Le tout commence avec
l’arrivée de son ancêtre Joseph, vers 1740, qui épouse Angélique, une métisse
micmaque. On connaît les luttes pour la survie, la présence menaçante des
Anglais, la tragédie de la déportation de 1755 et après, la longue et terrible
résistance de ce peuple qui a survécu par entêtement et par miracle.
«Au Ruisseau 1784. La classe
de Mathilde avait diminué malgré toutes les énergies qu’elle y avait
consacrées.
— Les Robin, se
plaignait-elle, découragent tous les efforts des parents qui veulent faire
instruire leurs enfants, argumentant que cela ne leur fera pas prendre
davantage de morues. Et pour empêcher le développement de l’agriculture, ils
achètent les meilleures terres. On n’a pas davantage de droits sur la mer
depuis qu’ils tiennent les pêcheurs dans leurs griffes.» (p.74)
Une épopée qu’il rend vivante
en explorant le grand territoire de Caraquet qui a la réputation d’être le plus
long village du monde avec sa rue principale qui s’étire sur 35 kilomètres. Un
lieu où ses ancêtres se sont installés il y a près de 300 ans et où il a vécu
son enfance dans la grande maison ancestrale des Le Bouthillier construite en
1836. Son père, après avoir été pêcheur, a été garde-pêche. Il avait comme
tâche de déjouer les manœuvres des braconniers. Le romancier en a long à
raconter sur les astuces de ces hommes qui tentaient ainsi de nourrir leurs
familles.
Combat
Quel courage il a fallu à ces
hommes et ces femmes pour survivre et faire respecter leurs droits! L’affaire
Louis Mailloux, un jeune Acadien militant pour les écoles françaises, abattu
par les militaires anglophones, est un moment fort de cette résistance.
L’écrivain se transforme en
historien, en ethnologue aussi où il décrit les différents métiers de la mer et
de la terre, la navigation, les fêtes et les repas fabuleux qu’ils tiraient de
la mer. Il présente aussi, avec une précision remarquable, certains travaux et
les outils utilisés.
Il se sent responsable envers
son peuple et est habité par un amour de son coin de pays exemplaire. Cela ne
l’empêche pas d’être lucide quant à l’avenir de ces francophones qui s’exilent dans
l’Ouest canadien pour travailler. L’Ouest fait vivre l’Est maintenant comme il l’affirme
dans une formule heureuse.
«Quand la Péninsule deviendra
un tiers monde branché sur la galaxie/ Avec une soucoupe plus grosse que la
cabane/ Il ne restera plus de l’Acadie que le folklore et une grande
déchirure.» (p.151)
«La survie du peuple acadien,
sans véritables pouvoirs de gérer son territoire et sa destinée, m’apparaît
précaire. Aucun peuple n’y est arrivé. Pour ne prendre qu’un seul exemple: les
Acadiens des États de la Nouvelle-Angleterre, à quelques exceptions près, ont
été assimilés. Le système est plus fort que les hommes.» (p.227)

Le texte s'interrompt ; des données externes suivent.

struct DwTileArgs {
    const int* rel_order;
    const int* chunk_cnt;
    const int* chunk_tile;
    const int* slot_src;
    const float* slot_w;
    const int* slot_row;
    const int* slot_src2;
    const int* walk_ptr;
    const float* x;
    const float* g;
    unsigned x_bytes, g_bytes;
    float* slabs;
    int ldx, ldg, dout4, n_tiles, n_owned, num_rel, walkers;
};

template <bool SPLIT, bool PAIRS = false>
__global__ void __launch_bounds__(512, 2) rgcn_dw_tile_kernel(const DwTileArgs a) {
    constexpr int T = kDwTileT, NP = 64, HS = 8;
    extern __shared__ __attribute__((aligned(16))) float lds[];
    const int tid = threadIdx.x;
    const int lane = tid & 63;
    const int wave = __builtin_amdgcn_readfirstlane(tid >> 6);
    const int quarter = (blockIdx.x >> 3) & 3, p = (blockIdx.x & 7) | ((blockIdx.x >> 5) << 3);
    const int rel = 8 * quarter + wave;
    const bool have = rel < a.num_rel;
    const int t0 = (int)((long)p * a.n_tiles / a.walkers), t1 = (int)((long)(p + 1) * a.n_tiles / a.walkers);
    if (t1 <= t0) return;
    const int i0 = have ? ldc(a.walk_ptr, (long)rel * (a.walkers + 1) + p) : 0;
    const int nun = have ? ldc(a.walk_ptr, (long)rel * (a.walkers + 1) + p + 1) - i0 : 0;
    const int ml = lane & 15, kq = lane >> 4;
    const __amdgpu_buffer_rsrc_t rx = make_rsrc(a.x, a.x_bytes), rg = make_rsrc(a.g, a.g_bytes);
    const unsigned colb = 16u * (unsigned)ml;
    const unsigned rbx = (unsigned)a.ldx * 4u, rbg = (unsigned)a.ldg * 4u;
    const unsigned gcol = ml < a.dout4 ? colb : 0xFFFFFFF0u;
    const unsigned grow = ml < a.dout4 ? rbg : 0u;
    const int perm = kq * 4;
// ... 5 lines not shown
        for (int jb = 0; jb < 4; ++jb) acc[ia][jb] = (f32x4){0.f, 0.f, 0.f, 0.f};

    auto dma_tile = [&](int t, int b) {
        float* base = lds + b * T * NP;
        for (int i = wave; i < T / 4; i += 8) {
            const unsigned row = (unsigned)(t * T + 4 * i + kq);
            dma16_buf(rg, __umul24(row, grow) + gcol, base + i * 4 * NP);
        }
    };
    struct Idx {
        int h, g;
        float w;
        int h2;
    };
    auto unit_of = [&](int k) { return ldc(a.rel_order, i0 + (k < nun ? k : (nun > 0 ? nun - 1 : 0))); };
    auto load_idx = [&](int unit) {
        const size_t base = (size_t)unit * kChunk + lane;
        int h2 = 0;
        if constexpr (PAIRS) h2 = a.slot_src2[(size_t)unit * 8 + (lane & 7)];
        return Idx{a.slot_src[base], a.slot_row[base], a.slot_w[base], h2};
    };
    auto issue_half = [&](f32x4 (&a4)[HS], f32x4& pair, const Idx& ix, int h) {
        if constexpr (PAIRS) {
            const int i2 = __builtin_amdgcn_ds_bpermute(perm + 16 * h, ix.h2);
            pair = __builtin_bit_cast(f32x4, __builtin_amdgcn_raw_buffer_load_b128(rx, (int)(__umul24((unsigned)i2, rbx) + colb), 0, 0));
        }
        int ih[HS];
#pragma unroll
        for (int s = 0; s < HS; ++s) ih[s] = __builtin_amdgcn_ds_bpermute(perm + 16 * (HS * h + s), ix.h);
#pragma unroll
        for (int s = 0; s < HS; ++s)
            a4[s] = __builtin_bit_cast(f32x4, __builtin_amdgcn_raw_buffer_load_b128(rx, (int)(__umul24((unsigned)ih[s], rbx) + colb), 0, 0));
    };
    auto compute_half = [&](f32x4 (&a4)[HS], const f32x4& pair, const Idx& ix, int h, int ngrp, int nks, const float* gbuf, int tile_row0) {
        if constexpr (PAIRS) a4[0] += pair;
        const unsigned loc = (unsigned)(ix.g - tile_row0);
        const int goff = (int)((loc < (unsigned)T ? loc : (unsigned)(T - 1)) * (unsigned)(NP * 4));
        float wv[HS];
        f32x4 g4[HS];
#pragma unroll
        for (int s = 0; s < HS; ++s) {
            wv[s] = __builtin_bit_cast(float, __builtin_amdgcn_ds_bpermute(perm + 16 * (HS * h + s), __builtin_bit_cast(int, ix.w)));
            const int o = __builtin_amdgcn_ds_bpermute(perm + 16 * (HS * h + s), goff);
            g4[s] = *(const f32x4*)((const char*)gbuf + o + colb);
        }
#pragma unroll
        for (int gi = 0; gi < 2; ++gi) {
            if (2 * h + gi < ngrp) {
#pragma unroll
                for (int t = 0; t < 4; ++t) {
                    const int s = 4 * gi + t;
                    f32x4 bv = g4[s] * wv[s];
                    asm volatile("s_nop 4" : "+v"(bv));
#pragma unroll
                    for (int ia = 0; ia < 4; ++ia)
#pragma unroll
                        for (int jb = 0; jb < 4; ++jb)
                            asm volatile("v_mfma_f32_16x16x4_f32 %0, %1, %2, %0" : "+v"(acc[ia][jb]) : "v"(a4[s][ia]), "v"(bv[jb]));
                }
            }
        }
    };

    auto compute_half3 = [&](f32x4 (&a4)[HS], const f32x4& pair, const Idx& ix, int h, int ngrp, const float* gbuf, int tile_row0) {
        if (2 * h >= ngrp) return;
        if constexpr (PAIRS) a4[0] += pair;
        const unsigned loc = (unsigned)(ix.g - tile_row0);
        const int goff = (int)((loc < (unsigned)T ? loc : (unsigned)(T - 1)) * (unsigned)(NP * 4));
        float wv[HS];
        f32x4 g4[HS];
#pragma unroll
        for (int s = 0; s < HS; ++s) {
            wv[s] = __builtin_bit_cast(float, __builtin_amdgcn_ds_bpermute(perm + 16 * (HS * h + s), __builtin_bit_cast(int, ix.w)));
            const int o = __builtin_amdgcn_ds_bpermute(perm + 16 * (HS * h + s), goff);
            g4[s] = *(const f32x4*)((const char*)gbuf + o + colb);
        }
        u32x4 ap[3][4];
#pragma unroll
        for (int ia = 0; ia < 4; ++ia) {
            float v0[4], v1[4];
            unsigned pc[4];
#pragma unroll
            for (int jp = 0; jp < 4; ++jp) { v0[jp] = a4[2 * jp][ia]; v1[jp] = a4[2 * jp + 1][ia]; }
#pragma unroll
            for (int piece = 0; piece < 3; ++piece) {
#pragma unroll
                for (int jp = 0; jp < 4; ++jp) pc[jp] = cvt_pk_bf16(v0[jp], v1[jp]);
                __builtin_amdgcn_sched_barrier(0);
#pragma unroll
                for (int jp = 0; jp < 4; ++jp) ap[piece][ia][jp] = pc[jp];
                if (piece < 2) {
#pragma unroll
                    for (int jp = 0; jp < 4; ++jp) {
                        v0[jp] -= __uint_as_float(pc[jp] << 16);
                        v1[jp] -= __uint_as_float(pc[jp] & 0xFFFF0000u);
                    }
                    __builtin_amdgcn_sched_barrier(0);
                }
            }
        }
        constexpr int pa[6] = {2, 1, 1, 0, 0, 0}, pb[6] = {0, 1, 0, 2, 1, 0};
        auto cut_b = [&](int jb, u32x4 (&bp)[3]) {
#pragma unroll
            for (int jp = 0; jp < 4; ++jp) {
                unsigned h_, m_, l_;
                split3_pair(g4[2 * jp][jb] * wv[2 * jp], g4[2 * jp + 1][jb] * wv[2 * jp + 1], h_, m_, l_);
                bp[0][jp] = h_; bp[1][jp] = m_; bp[2][jp] = l_;
            }
        };
// ... 38 lines not shown
                    __builtin_amdgcn_sched_group_barrier(0x002, 3, 0);
                }
            }
            __builtin_amdgcn_sched_barrier(0);
        }
        __builtin_amdgcn_s_setprio(0);
    };

    auto pin_loads = [] { asm volatile("" ::: "memory"); };
    float* const slab = a.slabs + ((size_t)p * a.num_rel + (have ? rel : 0)) * (64 * 64);
    auto fold_into_slab = [&](float sgn) {
        if (!have) return;
        if constexpr (!SPLIT) asm volatile("s_nop 15\n\ts_nop 15" ::: "memory");
#pragma unroll
        for (int ia = 0; ia < 4; ++ia)
#pragma unroll
            for (int r = 0; r < 4; ++r) {
                f32x4* q = (f32x4*)(slab + (4 * (4 * kq + r) + ia) * NP + 4 * ml);
                f32x4 v = *q;
#pragma unroll
                for (int jb = 0; jb < 4; ++jb) {
                    v[jb] += sgn * acc[ia][jb][r];
                    acc[ia][jb][r] = 0.f;
                }
                *q = v;
            }
    };
    float sgn = 1.f;
    const int fold_period = min(SPLIT ? kDwFlushUnits : 4 * kDwFlushUnits, max(16, nun >> 3));
    int fold_left = fold_period;
    dma_tile(t0, 0);
    int k = 0;
    int uid_cur = unit_of(0), uid_nxt = unit_of(1), uid_nn = unit_of(2);
    int cnt_cur = ldc(a.chunk_cnt, uid_cur), tile_cur = nun > 0 ? ldc(a.chunk_tile, uid_cur) : t1;
    int cnt_nxt = ldc(a.chunk_cnt, uid_nxt), tile_nxt = nun > 1 ? ldc(a.chunk_tile, uid_nxt) : t1;
    Idx ix_cur = load_idx(uid_cur), ix_nxt = load_idx(uid_nxt);
    f32x4 s0[HS], s1[HS];
    f32x4 p0 = {0.f, 0.f, 0.f, 0.f}, p1 = {0.f, 0.f, 0.f, 0.f};
    if (nun > 0) issue_half(s0, p0, ix_cur, 0);
    constexpr int kInFlight = 11 + (PAIRS ? 2 : 0);
    bool walked = nun > 0;
    for (int t = t0; t < t1; ++t) {
        if (walked) asm volatile("s_waitcnt vmcnt(%0)" ::"n"(kInFlight) : "memory");
        else asm volatile("s_waitcnt vmcnt(0)" ::: "memory");
        wg_barrier();
        const int b = (t - t0) & 1;
        if (t + 1 < t1) dma_tile(t + 1, b ^ 1);
        walked = false;
        const float* gbuf = lds + b * T * NP;
        while (k < nun && tile_cur == t) {
            const int ngrp = (cnt_cur + 15) >> 4, nks = (cnt_cur + 3) >> 2;
            walked = true;
            issue_half(s1, p1, ix_cur, 1);
            pin_loads();
            __builtin_amdgcn_sched_barrier(0);
            if constexpr (SPLIT) ix_cur.w *= sgn;
            if constexpr (SPLIT) compute_half3(s0, p0, ix_cur, 0, ngrp, gbuf, t * T);
            else compute_half(s0, p0, ix_cur, 0, ngrp, nks, gbuf, t * T);
            __builtin_amdgcn_sched_barrier(0);
            const Idx ix_nn = load_idx(uid_nn);
            issue_half(s0, p0, ix_nxt, 0);
            pin_loads();
            __builtin_amdgcn_sched_barrier(0);
            if constexpr (SPLIT) compute_half3(s1, p1, ix_cur, 1, ngrp, gbuf, t * T);
            else compute_half(s1, p1, ix_cur, 1, ngrp, nks, gbuf, t * T);
            __builtin_amdgcn_sched_barrier(0);
            ++k;
            if (--fold_left == 0) {
                fold_left = fold_period;
                fold_into_slab(sgn);
                if (SPLIT) sgn = -sgn;
            }
            ix_cur = ix_nxt;
            ix_nxt = ix_nn;
            uid_cur = uid_nxt;
            uid_nxt = uid_nn;
            uid_nn = unit_of(k + 2);
            cnt_cur = cnt_nxt;
            tile_cur = k < nun ? tile_nxt : t1;
            cnt_nxt = ldc(a.chunk_cnt, uid_nxt);
            tile_nxt = k + 1 < nun ? ldc(a.chunk_tile, uid_nxt) : t1;
        }
    }
    asm volatile("s_waitcnt vmcnt(0)" ::: "memory");
    asm volatile("s_nop 15\n\ts_nop 15" ::: "memory");
    fold_into_slab(sgn);
}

L’œuvre de Claude Le Bouthillier est admirable de fidélité, d’amour et de constance. «Le feu du Mauvais Temps», «Les marées du Grand Dérangement» ou «Le borgo de l’Écumeuse» plongent le lecteur dans l’histoire. Il était peut-être aussi nécessaire d’imaginer l’Acadie dans des temps futurs. «Babel ressuscitée» répond à ce désir de survie.
Un conteur né qui possède le
sens du détail, invente des personnages attachants.
«Caraquet, la grande» témoigne
d’un peuple qui lutte pour sa langue de plus en plus fragilisée. Un exemple
pour les Québécois qui n’arrivent pas à se décider quant à leur avenir. La
campagne électorale actuelle fourmille de propos désolants face à cette éventualité.
L’idée de se donner un pays est rabattue au rang de simple «chicane». Comme si
discuter de son avenir était une perte de temps. De quoi envisager des jours
sombres au pays du Québec après le 4 septembre.
«Caraquet, la grande» de Claude Le Bouthiliier est
paru chez La Grande Marée.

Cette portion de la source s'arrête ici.